Alvaro Herrera <alvhe...@alvh.no-ip.org> wrote:
 
> A customer came to us with this request: a way to store "any" data
> in a column.
 
+1
 
More than once (usually in replication, interface, or audit
situations) I've had to create a table with one column each of a
number of different data types, only one of which will be used in
each row.  It would make life much simpler for programming such
things if an "unknown" type could be stored.  I could either cast
the types in the rows based on the related identifier column, but it
would be even nicer if they could be read "unknown" and pg_typeof or
something similar could be used to control flow based on the type.
 
As one example, only *last night* I created the following table as
part of the development of our shop's next generation of software. 

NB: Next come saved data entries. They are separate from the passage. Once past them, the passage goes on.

template <typename T, int MODE>
__global__ __launch_bounds__(256) void mca_reduce_row_kernel(const T* __restrict__ a, int lda, const T* __restrict__ b, int ldb,
                                                             float* __restrict__ sums, float* __restrict__ colp, float* __restrict__ chp,
                                                             int H, int W, int C, const float* __restrict__ scale = nullptr,
                                                             const float* __restrict__ shift = nullptr, int act = 0,
                                                             T* __restrict__ zout = nullptr, int ldz = 0) {
    __shared__ float st[2 * 256 * 8];
    __shared__ float red[16];
    const int n = blockIdx.y, h = blockIdx.x, tid = threadIdx.x, ncv = C >> 3, slots = 256 / ncv;
    const int cv = tid % ncv, slot = tid / ncv, L = H + W + C;
    const long long rowbase = ((long long)n * H + h) * W;
// ... 214 lines not shown
            for (int q = -1; q <= 1; ++q) {
                if (yy + r < 0 || yy + r >= H || xx + q < 0 || xx + q >= W) continue;
                load8(xo + (p + (long long)r * W + q) * ld + cv * 8, v);
#pragma unroll
                for (int j = 0; j < 8; ++j) {
                    if (v[j] > mx[j]) { mx[j] = v[j]; amx[j] = (r + 1) * 3 + (q + 1); }
                    if (v[j] < mn[j]) { mn[j] = v[j]; amn[j] = (r + 1) * 3 + (q + 1); }
                    s[j] += v[j];
                }
            }
        float o1[8], o2[8];
#pragma unroll
        for (int j = 0; j < 8; ++j) {
            const float sh = to_f32(xo[p * ld + shuffle_src(cv * 8 + j, C)]);
            o1[j] = 0.51f * c[j] + 0.2f * (mx[j] - mn[j]) + 0.1f * sh;
            const float u = c[j] - s[j] * (1.f / 9.f);
            o2[j] = u * u;
        }
        store8(r1 + p * ldr + cv * 8, o1); store8(u2 + p * ldu + cv * 8, o2);
        if (codes != nullptr) {
            uint2 cd;
            cd.x = (amx[0] | (amn[0] << 4)) | ((amx[1] | (amn[1] << 4)) << 8) | ((amx[2] | (amn[2] << 4)) << 16) | ((amx[3] | (amn[3] << 4)) << 24);
            cd.y = (amx[4] | (amn[4] << 4)) | ((amx[5] | (amn[5] << 4)) << 8) | ((amx[6] | (amn[6] << 4)) << 16) | ((amx[7] | (amn[7] << 4)) << 24);
            *reinterpret_cast<uint2*>(codes + p * C + cv * 8) = cd;
        }
    }
}
template <typename T>
__global__ void add_avg3_kernel(const T* __restrict__ a, int lda, const T* __restrict__ b, int ldb, float scale, T* __restrict__ out, int ldo,
                                int N, int H, int W, int C) {
    const int ncv = C >> 3;
    const long long total = (long long)N * H * W * ncv;
    for (long long i = blockIdx.x * 256LL + threadIdx.x; i < total; i += (long long)gridDim.x * 256) {
        long long p; int cv; egm_divmod(i, ncv, p, cv);
        int xx, yy; egm_pix_yx(p, H, W, yy, xx);
        float c[8], s[8], v[8];
        load8(a + p * lda + cv * 8, c);
        zero8(s);
#pragma unroll
        for (int r = -1; r <= 1; ++r)
#pragma unroll
            for (int q = -1; q <= 1; ++q) {
                if (yy + r < 0 || yy + r >= H || xx + q < 0 || xx + q >= W) continue;
                load8(b + (p + (long long)r * W + q) * ldb + cv * 8, v);
#pragma unroll
                for (int j = 0; j < 8; ++j) s[j] += v[j];
            }
#pragma unroll
        for (int j = 0; j < 8; ++j) c[j] += scale * s[j] * (1.f / 9.f);
        store8(out + p * ldo + cv * 8, c);
    }
}
constexpr int MF_TY = 16, MF_TX = 16, MF_CB = 32, MF_PY = MF_TY + 4, MF_PX = MF_TX + 4, MF_UY = MF_TY + 2, MF_UX = MF_TX + 2;
template <typename T>
__global__ __launch_bounds__(256) void mca_fused_fwd_kernel(const T* __restrict__ x, int ldx, const float* __restrict__ gates,
                                                            T* __restrict__ xo, int ldxo, T* __restrict__ out, int ldo,
                                                            unsigned char* __restrict__ codes, int N, int H, int W, int C, int tiles_x,
                                                            int tiles_y, int nchunk, float inv) {
    extern __shared__ __attribute__((aligned(16))) unsigned char mf_smem[];
    T* sxo = reinterpret_cast<T*>(mf_smem);
    T* su2 = sxo + MF_PY * MF_PX * MF_CB;
    const int tid = threadIdx.x, L = H + W + C;
    int b = xcd_contiguous_item(blockIdx.x, gridDim.x);
    const int chunk = b % nchunk; b /= nchunk;
    const int tx = b % tiles_x; b /= tiles_x;
    const int ty = b % tiles_y; const int n = b / tiles_y;
    const int y0 = ty * MF_TY, x0 = tx * MF_TX, c0 = chunk * MF_CB;
    const int nvec = (C - c0 < MF_CB ? C - c0 : MF_CB) >> 3;
    const float* __restrict__ g = gates + (long long)n * L;
    const long long img = (long long)n * H * W;
    __shared__ float sgh[MF_PY], sgw[MF_PX];
    if (tid < MF_PY) { const int gy = y0 + tid - 2; sgh[tid] = (gy >= 0 && gy < H) ? g[gy] : 0.f; }
    else if (tid >= 64 && tid < 64 + MF_PX) { const int gx = x0 + tid - 64 - 2; sgw[tid - 64] = (gx >= 0 && gx < W) ? g[H + gx] : 0.f; }
    const int vt = tid & 3;
    float gc8[8], gs8[8];
#pragma unroll
    for (int j = 0; j < 8; ++j) {
        const bool okv = vt < nvec;
        gc8[j] = okv ? g[H + W + c0 + vt * 8 + j] : 0.f;
        gs8[j] = okv ? g[H + W + shuffle_src(c0 + vt * 8 + j, C)] : 0.f;
    }

    constexpr int NC = MF_TY * MF_TX * 4 / 256;
    T shv[NC][8];
#pragma unroll
    for (int k = 0; k < NC; ++k) {
        const int i = tid + k * 256, pix = i >> 2, v = i & 3, ly = pix / MF_TX, lx = pix - ly * MF_TX;
        const int gy = y0 + ly, gx = x0 + lx;
        const bool ok = v < nvec && gy < H && gx < W;
        const long long p = img + (long long)(ok ? gy : 0) * W + (ok ? gx : 0);
        const int q0 = ok ? ((c0 + v * 8) >> 2) : 0;
#pragma unroll
        for (int grp = 0; grp < 4; ++grp) {
            const T* sp = x + p * ldx + (ok ? grp * (C >> 2) : 0) + q0;
            if (sizeof(T) == 2 && ((C >> 2) & 1) == 0) {
                const uint32_t two = *reinterpret_cast<const uint32_t*>(sp);
                __builtin_memcpy(&shv[k][grp], &two, 2);
                const uint16_t hi = (uint16_t)(two >> 16);
                __builtin_memcpy(&shv[k][grp + 4], &hi, 2);
            } else {
                shv[k][grp] = sp[0]; shv[k][grp + 4] = sp[1];
            }
        }
    }
    constexpr int NA = (MF_PY * MF_PX * 4 + 255) / 256;
    uint4 raw[NA];
#pragma unroll
    for (int k = 0; k < NA; ++k) {
        const int i = tid + k * 256, pix = i >> 2, v = i & 3, py = pix / MF_PX, px = pix - py * MF_PX;
        const int gy = y0 + py - 2, gx = x0 + px - 2;
        raw[k] = make_uint4(0, 0, 0, 0);
        if (i < MF_PY * MF_PX * 4 && v < nvec && gy >= 0 && gy < H && gx >= 0 && gx < W) {
            const T* src = x + (img + (long long)gy * W + gx) * ldx + c0 + v * 8;
            if (sizeof(T) == 2) raw[k] = *reinterpret_cast<const uint4*>(src);
        }
    }
    __syncthreads();
#pragma unroll
    for (int k = 0; k < NA; ++k) {
        const int i = tid + k * 256, pix = i >> 2, v = i & 3, py = pix / MF_PX, px = pix - py * MF_PX;
        const int gy = y0 + py - 2, gx = x0 + px - 2;
        if (i >= MF_PY * MF_PX * 4) continue;
        float val[8];
        zero8(val);
        if (v < nvec && gy >= 0 && gy < H && gx >= 0 && gx < W) {
            const long long p = img + (long long)gy * W + gx;
            if (sizeof(T) == 2) load8(reinterpret_cast<const T*>(&raw[k]), val);
            else load8(x + p * ldx + c0 + v * 8, val);
            const float ghw = sgh[py] + sgw[px];
#pragma unroll
            for (int j = 0; j < 8; ++j) val[j] = to_f32(from_f32<T>(val[j] * ((ghw + gc8[j]) * inv)));
            if (xo != nullptr && py >= 2 && py < MF_TY + 2 && px >= 2 && px < MF_TX + 2) store8(xo + p * ldxo + c0 + v * 8, val);
        }
        store8_lds(sxo + pix * MF_CB + v * 8, val);
    }
    __syncthreads();
    for (int i = tid; i < MF_UY * MF_UX * 4; i += 256) {
        const int pix = i >> 2, v = i & 3, uy = pix / MF_UX, ux = pix - uy * MF_UX;
        const int gy = y0 + uy - 1, gx = x0 + ux - 1;
        float o2[8];
        zero8(o2);
        if (v < nvec && gy >= 0 && gy < H && gx >= 0 && gx < W) {
            float c[8], s8[8], t[8];
            zero8(s8);
            const T* ctr = sxo + ((uy + 1) * MF_PX + ux + 1) * MF_CB + v * 8;
            load8(ctr, c);
#pragma unroll
            for (int r = -1; r <= 1; ++r)
#pragma unroll
                for (int q = -1; q <= 1; ++q) {
                    load8(ctr + (r * MF_PX + q) * MF_CB, t);
#pragma unroll
                    for (int j = 0; j < 8; ++j) s8[j] += t[j];
                }
#pragma unroll
            for (int j = 0; j < 8; ++j) { const float u = c[j] - s8[j] * (1.f / 9.f); o2[j] = u * u; }
        }
        store8_lds(su2 + pix * MF_CB + v * 8, o2);
    }
    __syncthreads();
#pragma unroll
    for (int k = 0; k < NC; ++k) {
        const int i = tid + k * 256;
        const int pix = i >> 2, v = i & 3, ly = pix / MF_TX, lx = pix - ly * MF_TX;
        const int gy = y0 + ly, gx = x0 + lx;
        if (v >= nvec || gy >= H || gx >= W) continue;
        const long long p = img + (long long)gy * W + gx;
        float c[8], mx[8], mn[8], t[8], s2[8];
        int amx[8], amn[8];
        const T* ctr = sxo + ((ly + 2) * MF_PX + lx + 2) * MF_CB + v * 8;
        const T* uctr = su2 + ((ly + 1) * MF_UX + lx + 1) * MF_CB + v * 8;
        load8(ctr, c);
        zero8(s2);
#pragma unroll
        for (int j = 0; j < 8; ++j) { mx[j] = -INFINITY; mn[j] = INFINITY; amx[j] = 4; amn[j] = 4; }
#pragma unroll
        for (int r = -1; r <= 1; ++r)
#pragma unroll
            for (int q = -1; q <= 1; ++q) {
                load8(uctr + (r * MF_UX + q) * MF_CB, t);
#pragma unroll
                for (int j = 0; j < 8; ++j) s2[j] += t[j];
                if (gy + r < 0 || gy + r >= H || gx + q < 0 || gx + q >= W) continue;
                load8(ctr + (r * MF_PX + q) * MF_CB, t);
#pragma unroll
                for (int j = 0; j < 8; ++j) {
                    if (t[j] > mx[j]) { mx[j] = t[j]; amx[j] = (r + 1) * 3 + (q + 1); }
                    if (t[j] < mn[j]) { mn[j] = t[j]; amn[j] = (r + 1) * 3 + (q + 1); }
                }
            }
        const float ghw = sgh[ly + 2] + sgw[lx + 2];
        float o[8];
#pragma unroll
        for (int j = 0; j < 8; ++j) {
            const float sh = to_f32(from_f32<T>(to_f32(shv[k][j]) * ((ghw + gs8[j]) * inv)));
            const float o1 = to_f32(from_f32<T>(0.51f * c[j] + 0.2f * (mx[j] - mn[j]) + 0.1f * sh));
            o[j] = o1 + 0.2f * s2[j] * (1.f / 9.f);
        }
        store8(out + p * ldo + c0 + v * 8, o);
        if (codes != nullptr) {
            uint2 cd;
            cd.x = (amx[0] | (amn[0] << 4)) | ((amx[1] | (amn[1] << 4)) << 8) | ((amx[2] | (amn[2] << 4)) << 16) | ((amx[3] | (amn[3] << 4)) << 24);
            cd.y = (amx[4] | (amn[4] << 4)) | ((amx[5] | (amn[5] << 4)) << 8) | ((amx[6] | (amn[6] << 4)) << 16) | ((amx[7] | (amn[7] << 4)) << 24);
            *reinterpret_cast<uint2*>(codes + p * C + c0 + v * 8) = cd;
        }
    }
}
template <typename T>
__global__ void mca_bwd_du_kernel(const T* __restrict__ xo, int ld, const T* __restrict__ g, int ldg, T* __restrict__ du, int ldd, int N, int H,
                                  int W, int C) {
    const int ncv = C >> 3;
    const long long total = (long long)N * H * W * ncv;
    for (long long i = blockIdx.x * 256LL + threadIdx.x; i < total; i += (long long)gridDim.x * 256) {
// ... 134 lines not shown
        const T* gctr = sg + ((ly + 2) * MB_P + lx + 2) * MB_CB + v * 8;
        const unsigned char* cctr = scd + ((ly + 1) * MB_U + lx + 1) * MB_CB + v * 8;
#pragma unroll
        for (int r = -1; r <= 1; ++r)
#pragma unroll
            for (int q = -1; q <= 1; ++q) {
                load8(dctr + (r * MB_U + q) * MB_CB, t);
#pragma unroll
                for (int j = 0; j < 8; ++j) sd[j] += t[j];
                load8(gctr + (r * MB_P + q) * MB_CB, gp);
                const uint2 cd = *reinterpret_cast<const uint2*>(cctr + (r * MB_U + q) * MB_CB);
                const int me = (1 - r) * 3 + (1 - q);
#pragma unroll
                for (int j = 0; j < 8; ++j) {
                    const unsigned code = ((j < 4 ? cd.x : cd.y) >> ((j & 3) * 8)) & 0xffu;
                    acc[j] += gp[j] * (((int)(code & 15u) == me ? 1.f : 0.f) - ((int)(code >> 4) == me ? 1.f : 0.f));
                }
            }
        float gc[8], dc[8], o[8];
        load8(gctr, gc); load8(dctr, dc);
#pragma unroll
        for (int j = 0; j < 8; ++j) {
            const float gs = to_f32(g[p * ldg + shuffle_dst(c0 + v * 8 + j, C)]);
            o[j] = 0.51f * gc[j] + 0.1f * gs + dc[j] - sd[j] * (1.f / 9.f) + 0.2f * acc[j];
        }
        store8(dxo + p * ldo + c0 + v * 8, o);
    }
}
template <typename T>
__global__ void mca_bwd_dx_kernel(const T* __restrict__ dxo, int ldd, const T* __restrict__ x, int ldx, const float* __restrict__ gates,
                                  const float* __restrict__ coef, T* __restrict__ dx, int ldo, int N, int H, int W, int C, float inv) {
    const int ncv = C >> 3, L = H + W + C;
    const long long total = (long long)N * H * W * ncv;
    for (long long i = blockIdx.x * 256LL + threadIdx.x; i < total; i += (long long)gridDim.x * 256) {
        long long p; int cv; egm_divmod(i, ncv, p, cv);
        int w, h, n; egm_pix_nyx(p, H, W, n, h, w);
        const float* g = gates + (long long)n * L;
        const float* cf = coef + (long long)n * L * 2;
        const float ghw = g[h] + g[H + w];
        const float A0 = cf[h * 2] + cf[(H + w) * 2], B0 = cf[h * 2 + 1] + cf[(H + w) * 2 + 1];
        float d[8], v[8];
        load8(dxo + p * ldd + cv * 8, d); load8(x + p * ldx + cv * 8, v);
#pragma unroll
        for (int j = 0; j < 8; ++j) {
            const int c = H + W + cv * 8 + j;
            d[j] = d[j] * (ghw + g[c]) * inv + (A0 + cf[c * 2]) + (B0 + cf[c * 2 + 1]) * v[j];
        }
        store8(dx + p * ldo + cv * 8, d);
    }
}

(Yes I know about Slony, Londiste, and others -- we need to roll
something out which integrates with existing systems, without
production disruption, over the next few years.  This does require a
custom solution.)
 
          Table "public.DbTranOpValue"
     Column     |       Type        | Modifiers
----------------+-------------------+-----------
 countyNo       | "CountyNoT"       | not null
 backendPid     | integer           | not null
 tranStart      | "TimestampT"      | not null
 logRecordSeqNo | "LogRecordSeqNoT" | not null
 columnName     | "ColumnNameT"     | not null
 isAfter        | "BooleanT"        | not null
 textValue      | text              |
 intValue       | bigint            |
 numericValue   | numeric           |
 binaryValue    | bytea             |
 booleanValue   | "BooleanT"        |
 dateValue      | "DateT"           |
 timeValue      | "TimeT"           |
 timestampValue | "TimestampT"      |
Indexes:
    "DbTranOpValue_pkey" PRIMARY KEY, btree
      ("backendPid", "tranStart", "logRecordSeqNo", "columnName")
 
I would much rather have had a "value" column of unknown type.